         for (int mb = 0; mb < MB; ++mb) acc[mb] = mfma16(wlds[mb * SG::per_mb + NS * 512 + lane], bop, acc[mb]);
     }
     if constexpr (SG::ODD_H16) {
         f16x4 bh, bl;
-        split4c(in[INB - 1], bh, bl);
+        if constexpr (ONE) split4cs(in[INB - 1], pow2f(kLgFwdB), bh, bl);
+        else split4c(in[INB - 1], bh, bl);
 #pragma unroll
         for (int mb = 0; mb < MB; ++mb) {
             const f16x4* p = reinterpret_cast<const f16x4*>(wlds + mb * SG::per_mb + NS * 512) + lane;
             const f16x4 a_hi = p[0], a_lo = p[64];
             acc[mb] = __builtin_amdgcn_mfma_f32_16x16x16f16(a_hi, bh, acc[mb], 0, 0, 0);
-            corr[mb] = __builtin_amdgcn_mfma_f32_16x16x16f16(a_hi, bl, corr[mb], 0, 0, 0);
-            corr[mb] = __builtin_amdgcn_mfma_f32_16x16x16f16(a_lo, bh, corr[mb], 0, 0, 0);
-        }
-    }
-#pragma unroll
-    for (int mb = 0; mb < MB; ++mb) acc[mb] = acc[mb] + kSplitInv * corr[mb];
+            if constexpr (ONE) {
+                acc[mb] = __builtin_amdgcn_mfma_f32_16x16x16f16(a_hi, bl, acc[mb], 0, 0, 0);
+                acc[mb] = __builtin_amdgcn_mfma_f32_16x16x16f16(a_lo, bh, acc[mb], 0, 0, 0);
+            } else {
+                corr[mb] = __builtin_amdgcn_mfma_f32_16x16x16f16(a_hi, bl, corr[mb], 0, 0, 0);
+                corr[mb] = __builtin_amdgcn_mfma_f32_16x16x16f16(a_lo, bh, corr[mb], 0, 0, 0);
+            }
+        }
+    }
+    if constexpr (!ONE) {
+#pragma unroll
+        for (int mb = 0; mb < MB; ++mb) acc[mb] = acc[mb] + kSplitInv * corr[mb];
+    }
 }
 
 template <int INB>
 __device__ __forceinline__ void split_panel8(const f32x4 (&in)[INB], f16x8 (&bh)[INB / 2 > 0 ? INB / 2 : 1], f16x8 (&bl)[INB / 2 > 0 ? INB / 2 : 1]) {
 #pragma unroll
-    for (int S = 0; S < INB / 2; ++S) split8(in[2 * S], in[2 * S + 1], bh[S], bl[S]);
+    for (int S = 0; S < INB / 2; ++S) split8s(in[2 * S], in[2 * S + 1], pow2f(kLgFwdB), bh[S], bl[S]);
 }
 template <int MB, int KS, int INB, int CU = 2, class BT = NoBetween>
 __device__ __forceinline__ void gemm_Txs(f32x4 (&acc)[MB], const float* wlds, const f16x8 (&bh)[INB / 2 > 0 ? INB / 2 : 1],
@@ -481,9 +540,6 @@
     using SG = SplitGeo<KS, INB>;
     constexpr int NS = SG::NS;
     lane = opaque_i(lane);
-    f32x4 corr[MB];
-#pragma unroll
-    for (int mb = 0; mb < MB; ++mb) corr[mb] = f32x4{0.f, 0.f, 0.f, 0.f};
     if constexpr (NS > 0) {
         const f16x8* tbl = reinterpret_cast<const f16x8*>(wlds) + lane;
         constexpr int NU = NS * MB, R = 2 * CU, PF = R - 1;
@@ -503,31 +559,29 @@
             }
             const int S = u / MB, mb = u % MB;
             acc[mb] = __builtin_amdgcn_mfma_f32_16x16x32_f16(ah[u % R], bh[S], acc[mb], 0, 0, 0);
-            corr[mb] = __builtin_amdgcn_mfma_f32_16x16x32_f16(ah[u % R], bl[S], corr[mb], 0, 0, 0);
-            corr[mb] = __builtin_amdgcn_mfma_f32_16x16x32_f16(al[u % R], bh[S], corr[mb], 0, 0, 0);
+            acc[mb] = __builtin_amdgcn_mfma_f32_16x16x32_f16(ah[u % R], bl[S], acc[mb], 0, 0, 0);
+            acc[mb] = __builtin_amdgcn_mfma_f32_16x16x32_f16(al[u % R], bh[S], acc[mb], 0, 0, 0);
             between(u);
             __builtin_amdgcn_sched_barrier(kFence);
         }
     }
     if constexpr (SG::ODD_F32) {
-        const float bop = last[0];
+        const float bop = pow2f(kLgFwdB) * last[0];
 #pragma unroll
         for (int mb = 0; mb < MB; ++mb) acc[mb] = mfma16(wlds[mb * SG::per_mb + NS * 512 + lane], bop, acc[mb]);
     }
     if constexpr (SG::ODD_H16) {
         f16x4 b4h, b4l;
-        split4c(last, b4h, b4l);
+        split4cs(last, pow2f(kLgFwdB), b4h, b4l);
 #pragma unroll
         for (int mb = 0; mb < MB; ++mb) {
             const f16x4* p = reinterpret_cast<const f16x4*>(wlds + mb * SG::per_mb + NS * 512) + lane;
             const f16x4 a_hi = p[0], a_lo = p[64];
             acc[mb] = __builtin_amdgcn_mfma_f32_16x16x16f16(a_hi, b4h, acc[mb], 0, 0, 0);
-            corr[mb] = __builtin_amdgcn_mfma_f32_16x16x16f16(a_hi, b4l, corr[mb], 0, 0, 0);
-            corr[mb] = __builtin_amdgcn_mfma_f32_16x16x16f16(a_lo, b4h, corr[mb], 0, 0, 0);
-        }
-    }
-#pragma unroll
-    for (int mb = 0; mb < MB; ++mb) acc[mb] = acc[mb] + kSplitInv * corr[mb];
+            acc[mb] = __builtin_amdgcn_mfma_f32_16x16x16f16(a_hi, b4l, acc[mb], 0, 0, 0);
+            acc[mb] = __builtin_amdgcn_mfma_f32_16x16x16f16(a_lo, b4h, acc[mb], 0, 0, 0);
+        }
+    }
 }
 
 __device__ __forceinline__ float qsum(float v) {
@@ -550,14 +604,16 @@
     return v;
 }
 
+template <bool X2048 = false>
 __device__ __forceinline__ float tanh_f32(float x) {
-    const float e = __builtin_amdgcn_exp2f(fabsf(x) * 2.8853900817779268f);
+    const float e = __builtin_amdgcn_exp2f(fabsf(x) * (X2048 ? 2.8853900817779268f * kSplitInv : 2.8853900817779268f));
     const float big = fmaf(-2.0f, __builtin_amdgcn_rcpf(e + 1.0f), 1.0f);
     return copysignf(big, x);
 }
+template <bool X2048 = false>
 __device__ __forceinline__ f32x4 tanh4(f32x4 v) {
     f32x4 o;
-    o[0] = tanh_f32(v[0]); o[1] = tanh_f32(v[1]); o[2] = tanh_f32(v[2]); o[3] = tanh_f32(v[3]);
+    o[0] = tanh_f32<X2048>(v[0]); o[1] = tanh_f32<X2048>(v[1]); o[2] = tanh_f32<X2048>(v[2]); o[3] = tanh_f32<X2048>(v[3]);
     return o;
 }
 
@@ -631,9 +687,9 @@
     auto w2src = [&](int row, int col) { return (row < H && col < H) ? P[G::oW2 + row * H + col] : 0.f; };
     auto w3src = [&](int row, int col) { return (row < D && col < H) ? P[G::oW3 + row * H + col] : 0.f; };
     if constexpr (X3) {
-        stage_aop_x3<KSD, DB>(lds + oW1, HB, tid, nthr, w1src);
-        stage_aop_x3<KSH, HB>(lds + oW2, HB, tid, nthr, w2src);
-        stage_aop_x3<KSH, HB>(lds + oW3, DB, tid, nthr, w3src);
+        stage_aop_x3<KSD, DB, kLgFwdA>(lds + oW1, HB, tid, nthr, w1src);
+        stage_aop_x3<KSH, HB, kLgFwdA>(lds + oW2, HB, tid, nthr, w2src);
+        stage_aop_x3<KSH, HB, kLgFwdA>(lds + oW3, DB, tid, nthr, w3src);
     } else {
         stage_net(lds + oW1, HB, KSD, DB, w1src);
         stage_net(lds + oW2, HB, KSH, HB, w2src);
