template <bool PK, int ROWS = 4, int ET = 0>
__device__ PCX_OUTLINE double matvec_unit(const double* M, int ES, double xv, int E, const SymBase& sb) {
    const int l = lane_id(), r = l < E ? l : 0;
    double acc = 0.0;
    if constexpr (ET > 0 && ET <= 32) {
        const RowSpread x = row_spread2(xv);
        static_cols<0, ET>([&](auto k) { fmac_rowbcast<k.value>(acc, x, sym_col<PK, k.value>(M, sb, r, ES)); });
    } else {
        for (int k = 0; k < E; k++) acc = fma(M[sym_at<PK>(r, k, ES)], lane_value(xv, k), acc);
    }
    const double y = l < E ? acc : 0.0;
    const double nrm = sqrt(tree_sum<ROWS>(l < E ? y * y : 0.0));
    return l < E ? y / nrm : 0.0;
}

typedef double d4v __attribute__((ext_vector_type(4)));

__device__ __forceinline__ d4v mfma_f64(double a, double b, d4v c) {
    return __builtin_amdgcn_mfma_f64_16x16x4f64(a, b, c, 0, 0, 0);
}

template <bool PK>
__device__ PCX_OUTLINE void square_scaled(double* M, int ES, int E) {
    const int l = lane_id(), ml = l & 15, kq = l >> 4;
    const bool two = E > 16;
    d4v t00 = {0, 0, 0, 0}, t01 = {0, 0, 0, 0}, t10 = {0, 0, 0, 0}, t11 = {0, 0, 0, 0};
    for (int m0 = 0; m0 < E; m0 += 4) {
        const int mm = m0 + kq;
        const bool ok = mm < E;
        const double a0 = (ok && ml < E) ? M[sym_at<PK>(ml, mm, ES)] : 0.0;
        const double b0 = a0;
        t00 = mfma_f64(a0, b0, t00);
        if (two) {
            const double a1 = (ok && 16 + ml < E) ? M[sym_at<PK>(16 + ml, mm, ES)] : 0.0;
            const double b1 = a1;
            if (!PK) t01 = mfma_f64(a0, b1, t01);
            t10 = mfma_f64(a1, b0, t10);
            t11 = mfma_f64(a1, b1, t11);
        }
    }
    double mx = 0.0;
#pragma unroll
    for (int r = 0; r < 4; r++) {
        const int j0 = kq + 4 * r, j1 = 16 + kq + 4 * r, k0 = ml, k1 = 16 + ml;
        if (j0 < E && k0 < E) mx = fmax(mx, fabs(t00[r]));
        if (!PK && j0 < E && k1 < E) mx = fmax(mx, fabs(t01[r]));
        if (j1 < E && k0 < E) mx = fmax(mx, fabs(t10[r]));
        if (j1 < E && k1 < E) mx = fmax(mx, fabs(t11[r]));
    }
    mx = wave_max(mx);
    const bool pow2 = mx >= DBL_MIN_ && __builtin_isfinite(mx);
    const double sc = pow2 ? ldexp(1.0, -ilogb(mx)) : 1.0;
    auto scaled = [&](double t) { return pow2 ? t * sc : (mx > 0.0 ? t / mx : t); };
    wsync();
#pragma unroll
    for (int r = 0; r < 4; r++) {
        const int j0 = kq + 4 * r, j1 = 16 + kq + 4 * r, k0 = ml, k1 = 16 + ml;
        if (j0 < E && k0 < E && (!PK || k0 <= j0)) M[sym_at<PK>(j0, k0, ES)] = scaled(t00[r]);
        if (j0 < E && k1 < E && !PK) M[sym_at<PK>(j0, k1, ES)] = scaled(t01[r]);
        if (j1 < E && k0 < E) M[sym_at<PK>(j1, k0, ES)] = scaled(t10[r]);
        if (j1 < E && k1 < E && (!PK || k1 <= j1)) M[sym_at<PK>(j1, k1, ES)] = scaled(t11[r]);
    }
    wsync();
}

template <int NS>
struct SymOps {
    double a0[NS], a1[NS];
};

template <int NS>
__device__ __forceinline__ void load_sym_ops(const double* C, int E, SymOps<NS>& m) {
    const int l = lane_id(), ml = l & 15, kq = l >> 4;
    const bool two = E > 16;
#pragma unroll
    for (int s = 0; s < NS; s++) {
        m.a0[s] = 0.0;
        m.a1[s] = 0.0;
        if (4 * s < E) {
            const int mm = 4 * s + kq;
            const bool ok = mm < E;
            if (ok && ml < E) m.a0[s] = C[sym_at<true>(ml, mm, 0)];
            if (two && ok && 16 + ml < E) m.a1[s] = C[sym_at<true>(16 + ml, mm, 0)];
        }
    }
}

template <int NS>
__device__ __forceinline__ void store_sym_ops(double* C, int E, const SymOps<NS>& m) {
    const int l = lane_id(), ml = l & 15, kq = l >> 4;
    const bool two = E > 16;
    wsync();
#pragma unroll
    for (int s = 0; s < NS; s++) {
        if (4 * s < E) {
            const int mm = 4 * s + kq;
            if (mm <= ml && ml < E) C[sym_at<true>(ml, mm, 0)] = m.a0[s];
            if (two && mm <= 16 + ml && 16 + ml < E) C[sym_at<true>(16 + ml, mm, 0)] = m.a1[s];
        }
    }
    wsync();
}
········
§ **TASK TO COMPLETE**:
The lines to return are those in the entries above that hold "kSplitInv".

§ **SOLUTION FOR THIS PROBLEM**:
-    for (int mb = 0; mb < MB; ++mb) acc[mb] = acc[mb] + kSplitInv * corr[mb];
+        for (int mb = 0; mb < MB; ++mb) acc[mb] = acc[mb] + kSplitInv * corr[mb];
-    for (int mb = 0; mb < MB; ++mb) acc[mb] = acc[mb] + kSplitInv * corr[mb];
+    const float e = __builtin_amdgcn_exp2f(fabsf(x) * (X2048 ? 2.8853900817779268f * kSplitInv : 2.8853900817779268f));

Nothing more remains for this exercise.